REQUIRED WORK => With nothing left out, repeat every entry exactly.

GIVEN RECORDS =>
@@ -1293,30 +1293,29 @@
   }
   __syncthreads();
   USV_PHASE(ppo, 10);
-  const int ra = (i + 16 * kh) & (RB - 1);
   {
     f32x16 acc = {};
     if constexpr (kBf) {
 #pragma unroll
       for (int st = 0; st < NH / 32; ++st) {
         const int k0 = 64 * kh + 16 * st + 8 * h;
-        acc = mfma_bf16(ld8(&s.h1[ra * HS + k0]), ld8(&s.w2[(n0 + i) * HS + k0]), acc);
+        acc = mfma_bf16(ld8(&s.h1[i * HS + k0]), ld8(&s.w2[(n0 + i) * HS + k0]), acc);
       }
     } else {
 #pragma unroll 16
       for (int st = 0; st < NH / 4; ++st) {
         const int k = 64 * kh + 2 * st + h;
-        acc = mfma32(s.h1[ra * HS + k], s.w2[(n0 + i) * HS + k], acc);
+        acc = mfma32(s.h1[i * HS + k], s.w2[(n0 + i) * HS + k], acc);
       }
     }
     USV_PHASE(ppo, 11);
-#pragma unroll
-    for (int q = 0; q < 8; ++q) s.xch[cb][8 * kh + q][lane] = acc[8 + q];
-    __syncthreads();
-    const float bj = s.tail[T_B2 + n0 + i];
-#pragma unroll
-    for (int q = 0; q < 8; ++q)
-      s.h2[(crow(q, h) + 16 * kh) * HS + n0 + i] = fast_tanh((acc[q] + s.xch[cb][8 - 8 * kh + q][lane]) + bj);
+    if (kh == 0) {
+#pragma unroll
+      for (int q = 0; q < 16; ++q) s.h2[crow(q, h) * HS + n0 + i] = acc[q];
+    } else {
+#pragma unroll
+      for (int q = 0; q < 16; ++q) s.z2u[z2u_at(crow(q, h), n0 + i)] = acc[q];
+    }
   }
   __syncthreads();
   USV_PHASE(ppo, 12);
@@ -1326,16 +1325,19 @@
                                               (int)(((size_t)RED_BLOCKS * gridDim.x - blockIdx.x) * RD_P * 4), 0x00020000)
           : __builtin_amdgcn_make_buffer_rsrc(partials + (size_t)blockIdx.x * NPART_PAD, 0, NPART * 4, 0x00020000),
       (uint32_t)gridDim.x * RD_P * 4u};
+  const int r = tid >> 4, part = tid & 15;
+  float hv[8], wm0[8], wm1[8], wv[8];
+  float mu0, mu1, v;
   {
-    const int r = tid / 16, part = tid % 16;
     float a0 = 0.f, a1 = 0.f, av = 0.f;
 #pragma unroll
     for (int kk = 0; kk < 8; ++kk) {
       const int k = part + 16 * kk;
-      const float hv = s.h2[r * HS + k];
-      a0 = fmaf(s.tail[T_WMU + k], hv, a0);
-      a1 = fmaf(s.tail[T_WMU + NH + k], hv, a1);
-      av = fmaf(s.tail[T_WV + k], hv, av);
+      hv[kk] = fast_tanh((s.h2[r * HS + k] + s.z2u[z2u_at(r, k)]) + s.tail[T_B2 + k]);
+      wm0[kk] = s.tail[T_WMU + k]; wm1[kk] = s.tail[T_WMU + NH + k]; wv[kk] = s.tail[T_WV + k];
+      a0 = fmaf(wm0[kk], hv[kk], a0);
+      a1 = fmaf(wm1[kk], hv[kk], a1);
+      av = fmaf(wv[kk], hv[kk], av);
     }
 #pragma unroll
     for (int m = 1; m < 16; m <<= 1) {
@@ -1343,20 +1345,12 @@
       a1 += __shfl_xor(a1, m, 64);
       av += __shfl_xor(av, m, 64);
     }
-    if (part == 0) {
-      s.out[r * 4 + 0] = a0 + s.tail[T_BMU];
-      s.out[r * 4 + 1] = a1 + s.tail[T_BMU + 1];
-      s.out[r * 4 + 2] = av + s.tail[T_BV];
-    }
-  }
-  __syncthreads();
+    mu0 = a0 + s.tail[T_BMU];
+    mu1 = a1 + s.tail[T_BMU + 1];
+    v = av + s.tail[T_BV];
+  }
   USV_PHASE(ppo, 2);
-  if (tid < 192) {
-    const int r = lane;
-    const bool rowok = r < RB;
-    const int rr = rowok ? r : 0;
-    const size_t row = (size_t)rb0 + rr;
-    const float mu0 = s.out[rr * 4], mu1 = s.out[rr * 4 + 1], v = s.out[rr * 4 + 2];
+  {
     if (!slow) {
       lsig0 = __builtin_bit_cast(float, __builtin_amdgcn_readlane(__builtin_bit_cast(int, lsv), 0));
       lsig1 = __builtin_bit_cast(float, __builtin_amdgcn_readlane(__builtin_bit_cast(int, lsv), 1));
@@ -1365,99 +1359,60 @@
     const float sg0 = expf(ls0), sg1 = expf(ls1);
     const float bh0 = fmaxf(mu0 - 1.1f, 0.f), bl0 = fminf(mu0 + 1.1f, 0.f);
     const float bh1 = fmaxf(mu1 - 1.1f, 0.f), bl1 = fminf(mu1 + 1.1f, 0.f);
-    if (w == 0) {
-      float la = 0.f, gs0 = 0.f, gs1 = 0.f;
-      if (rowok) {
-        const float z0 = (ri.act0 - mu0) / sg0, z1 = (ri.act1 - mu1) / sg1;
-        const float nlp = 0.5f * (z0 * z0 + z1 * z1) + kLog2Pi + (ls0 + ls1);
-        const float A = ri.adv;
-        const float ratio = expf(ri.nlp - nlp);
-        const float lo = 1.0f - c.e_clip, hi = 1.0f + c.e_clip;
-        const float rc = clampt(ratio, lo, hi);
-        const float s1 = -(A * ratio), s2 = -(A * rc);
-        const float a_loss = fmaxf(s1, s2);
-        const float inr = (ratio >= lo && ratio <= hi) ? 1.f : 0.f;
-        const float g1 = -A, g2 = -A * inr;
-        const float g_r = (s1 > s2) ? g1 : ((s1 < s2) ? g2 : 0.5f * (g1 + g2));
-        const float dnlp = invB * g_r * (-ratio);
-        const float bc = c.bounds_loss_coef * invB;
-        const float dmu0 = dnlp * (-z0 / sg0) + bc * 2.f * (bh0 + bl0);
-        const float dmu1 = dnlp * (-z1 / sg1) + bc * 2.f * (bh1 + bl1);
-        const float dent = -c.entropy_coef * invB;
-        gs0 = dnlp * (1.f - z0 * z0) + dent;
-        gs1 = dnlp * (1.f - z1 * z1) + dent;
-        la = a_loss;
-        s.g[r * 4 + 0] = dmu0;
-        s.g[r * 4 + 1] = dmu1;
-        s.g[r * 4 + 3] = dnlp;
-      }
-      la = wave_sum(la); gs0 = wave_sum(gs0); gs1 = wave_sum(gs1);
-      if (lane == 0) {
-        part_st(P_LOSS + 0, la);
-        part_st(S_SIG, gs0); part_st(S_SIG + 1, gs1);
-      }
-    } else if (w == 2) {
-      float le = 0.f, lb = 0.f, lkl = 0.f;
-      if (rowok) {
-        const float b_loss = (bl0 * bl0 + bh0 * bh0) + (bl1 * bl1 + bh1 * bh1);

ANSWER TO THIS PROBLEM =>
@@ -1293,30 +1293,29 @@
   }
   __syncthreads();
   USV_PHASE(ppo, 10);
-  const int ra = (i + 16 * kh) & (RB - 1);
   {
     f32x16 acc = {};
     if constexpr (kBf) {
 #pragma unroll
       for (int st = 0; st < NH / 32; ++st) {
         const int k0 = 64 * kh + 16 * st + 8 * h;
-        acc = mfma_bf16(ld8(&s.h1[ra * HS + k0]), ld8(&s.w2[(n0 + i) * HS + k0]), acc);
+        acc = mfma_bf16(ld8(&s.h1[i * HS + k0]), ld8(&s.w2[(n0 + i) * HS + k0]), acc);
       }
     } else {
 #pragma unroll 16
       for (int st = 0; st < NH / 4; ++st) {
         const int k = 64 * kh + 2 * st + h;
-        acc = mfma32(s.h1[ra * HS + k], s.w2[(n0 + i) * HS + k], acc);
+        acc = mfma32(s.h1[i * HS + k], s.w2[(n0 + i) * HS + k], acc);
       }
     }
     USV_PHASE(ppo, 11);
-#pragma unroll
-    for (int q = 0; q < 8; ++q) s.xch[cb][8 * kh + q][lane] = acc[8 + q];
-    __syncthreads();
-    const float bj = s.tail[T_B2 + n0 + i];
-#pragma unroll
-    for (int q = 0; q < 8; ++q)
-      s.h2[(crow(q, h) + 16 * kh) * HS + n0 + i] = fast_tanh((acc[q] + s.xch[cb][8 - 8 * kh + q][lane]) + bj);
+    if (kh == 0) {
+#pragma unroll
+      for (int q = 0; q < 16; ++q) s.h2[crow(q, h) * HS + n0 + i] = acc[q];
+    } else {
+#pragma unroll
+      for (int q = 0; q < 16; ++q) s.z2u[z2u_at(crow(q, h), n0 + i)] = acc[q];
+    }
   }
   __syncthreads();
   USV_PHASE(ppo, 12);
@@ -1326,16 +1325,19 @@
                                               (int)(((size_t)RED_BLOCKS * gridDim.x - blockIdx.x) * RD_P * 4), 0x00020000)
           : __builtin_amdgcn_make_buffer_rsrc(partials + (size_t)blockIdx.x * NPART_PAD, 0, NPART * 4, 0x00020000),
       (uint32_t)gridDim.x * RD_P * 4u};
+  const int r = tid >> 4, part = tid & 15;
+  float hv[8], wm0[8], wm1[8], wv[8];
+  float mu0, mu1, v;
   {
-    const int r = tid / 16, part = tid % 16;
     float a0 = 0.f, a1 = 0.f, av = 0.f;
 #pragma unroll
     for (int kk = 0; kk < 8; ++kk) {
       const int k = part + 16 * kk;
-      const float hv = s.h2[r * HS + k];
-      a0 = fmaf(s.tail[T_WMU + k], hv, a0);
-      a1 = fmaf(s.tail[T_WMU + NH + k], hv, a1);
-      av = fmaf(s.tail[T_WV + k], hv, av);
+      hv[kk] = fast_tanh((s.h2[r * HS + k] + s.z2u[z2u_at(r, k)]) + s.tail[T_B2 + k]);
+      wm0[kk] = s.tail[T_WMU + k]; wm1[kk] = s.tail[T_WMU + NH + k]; wv[kk] = s.tail[T_WV + k];
+      a0 = fmaf(wm0[kk], hv[kk], a0);
+      a1 = fmaf(wm1[kk], hv[kk], a1);
+      av = fmaf(wv[kk], hv[kk], av);
     }
 #pragma unroll
     for (int m = 1; m < 16; m <<= 1) {
@@ -1343,20 +1345,12 @@
       a1 += __shfl_xor(a1, m, 64);
       av += __shfl_xor(av, m, 64);
     }
-    if (part == 0) {
-      s.out[r * 4 + 0] = a0 + s.tail[T_BMU];
-      s.out[r * 4 + 1] = a1 + s.tail[T_BMU + 1];
-      s.out[r * 4 + 2] = av + s.tail[T_BV];
-    }
-  }
-  __syncthreads();
+    mu0 = a0 + s.tail[T_BMU];
+    mu1 = a1 + s.tail[T_BMU + 1];
+    v = av + s.tail[T_BV];
+  }
   USV_PHASE(ppo, 2);
-  if (tid < 192) {
-    const int r = lane;
-    const bool rowok = r < RB;
-    const int rr = rowok ? r : 0;
-    const size_t row = (size_t)rb0 + rr;
-    const float mu0 = s.out[rr * 4], mu1 = s.out[rr * 4 + 1], v = s.out[rr * 4 + 2];
+  {
     if (!slow) {
       lsig0 = __builtin_bit_cast(float, __builtin_amdgcn_readlane(__builtin_bit_cast(int, lsv), 0));
       lsig1 = __builtin_bit_cast(float, __builtin_amdgcn_readlane(__builtin_bit_cast(int, lsv), 1));
@@ -1365,99 +1359,60 @@
     const float sg0 = expf(ls0), sg1 = expf(ls1);
     const float bh0 = fmaxf(mu0 - 1.1f, 0.f), bl0 = fminf(mu0 + 1.1f, 0.f);
     const float bh1 = fmaxf(mu1 - 1.1f, 0.f), bl1 = fminf(mu1 + 1.1f, 0.f);
-    if (w == 0) {
-      float la = 0.f, gs0 = 0.f, gs1 = 0.f;
-      if (rowok) {
-        const float z0 = (ri.act0 - mu0) / sg0, z1 = (ri.act1 - mu1) / sg1;
-        const float nlp = 0.5f * (z0 * z0 + z1 * z1) + kLog2Pi + (ls0 + ls1);
-        const float A = ri.adv;
-        const float ratio = expf(ri.nlp - nlp);
-        const float lo = 1.0f - c.e_clip, hi = 1.0f + c.e_clip;
-        const float rc = clampt(ratio, lo, hi);
-        const float s1 = -(A * ratio), s2 = -(A * rc);
-        const float a_loss = fmaxf(s1, s2);
-        const float inr = (ratio >= lo && ratio <= hi) ? 1.f : 0.f;
-        const float g1 = -A, g2 = -A * inr;
-        const float g_r = (s1 > s2) ? g1 : ((s1 < s2) ? g2 : 0.5f * (g1 + g2));
-        const float dnlp = invB * g_r * (-ratio);
-        const float bc = c.bounds_loss_coef * invB;
-        const float dmu0 = dnlp * (-z0 / sg0) + bc * 2.f * (bh0 + bl0);
-        const float dmu1 = dnlp * (-z1 / sg1) + bc * 2.f * (bh1 + bl1);
-        const float dent = -c.entropy_coef * invB;
-        gs0 = dnlp * (1.f - z0 * z0) + dent;
-        gs1 = dnlp * (1.f - z1 * z1) + dent;
-        la = a_loss;
-        s.g[r * 4 + 0] = dmu0;
-        s.g[r * 4 + 1] = dmu1;
-        s.g[r * 4 + 3] = dnlp;
-      }
-      la = wave_sum(la); gs0 = wave_sum(gs0); gs1 = wave_sum(gs1);
-      if (lane == 0) {
-        part_st(P_LOSS + 0, la);
-        part_st(S_SIG, gs0); part_st(S_SIG + 1, gs1);
-      }
-    } else if (w == 2) {
-      float le = 0.f, lb = 0.f, lkl = 0.f;
-      if (rowok) {
-        const float b_loss = (bl0 * bl0 + bh0 * bh0) + (bl1 * bl1 + bh1 * bh1);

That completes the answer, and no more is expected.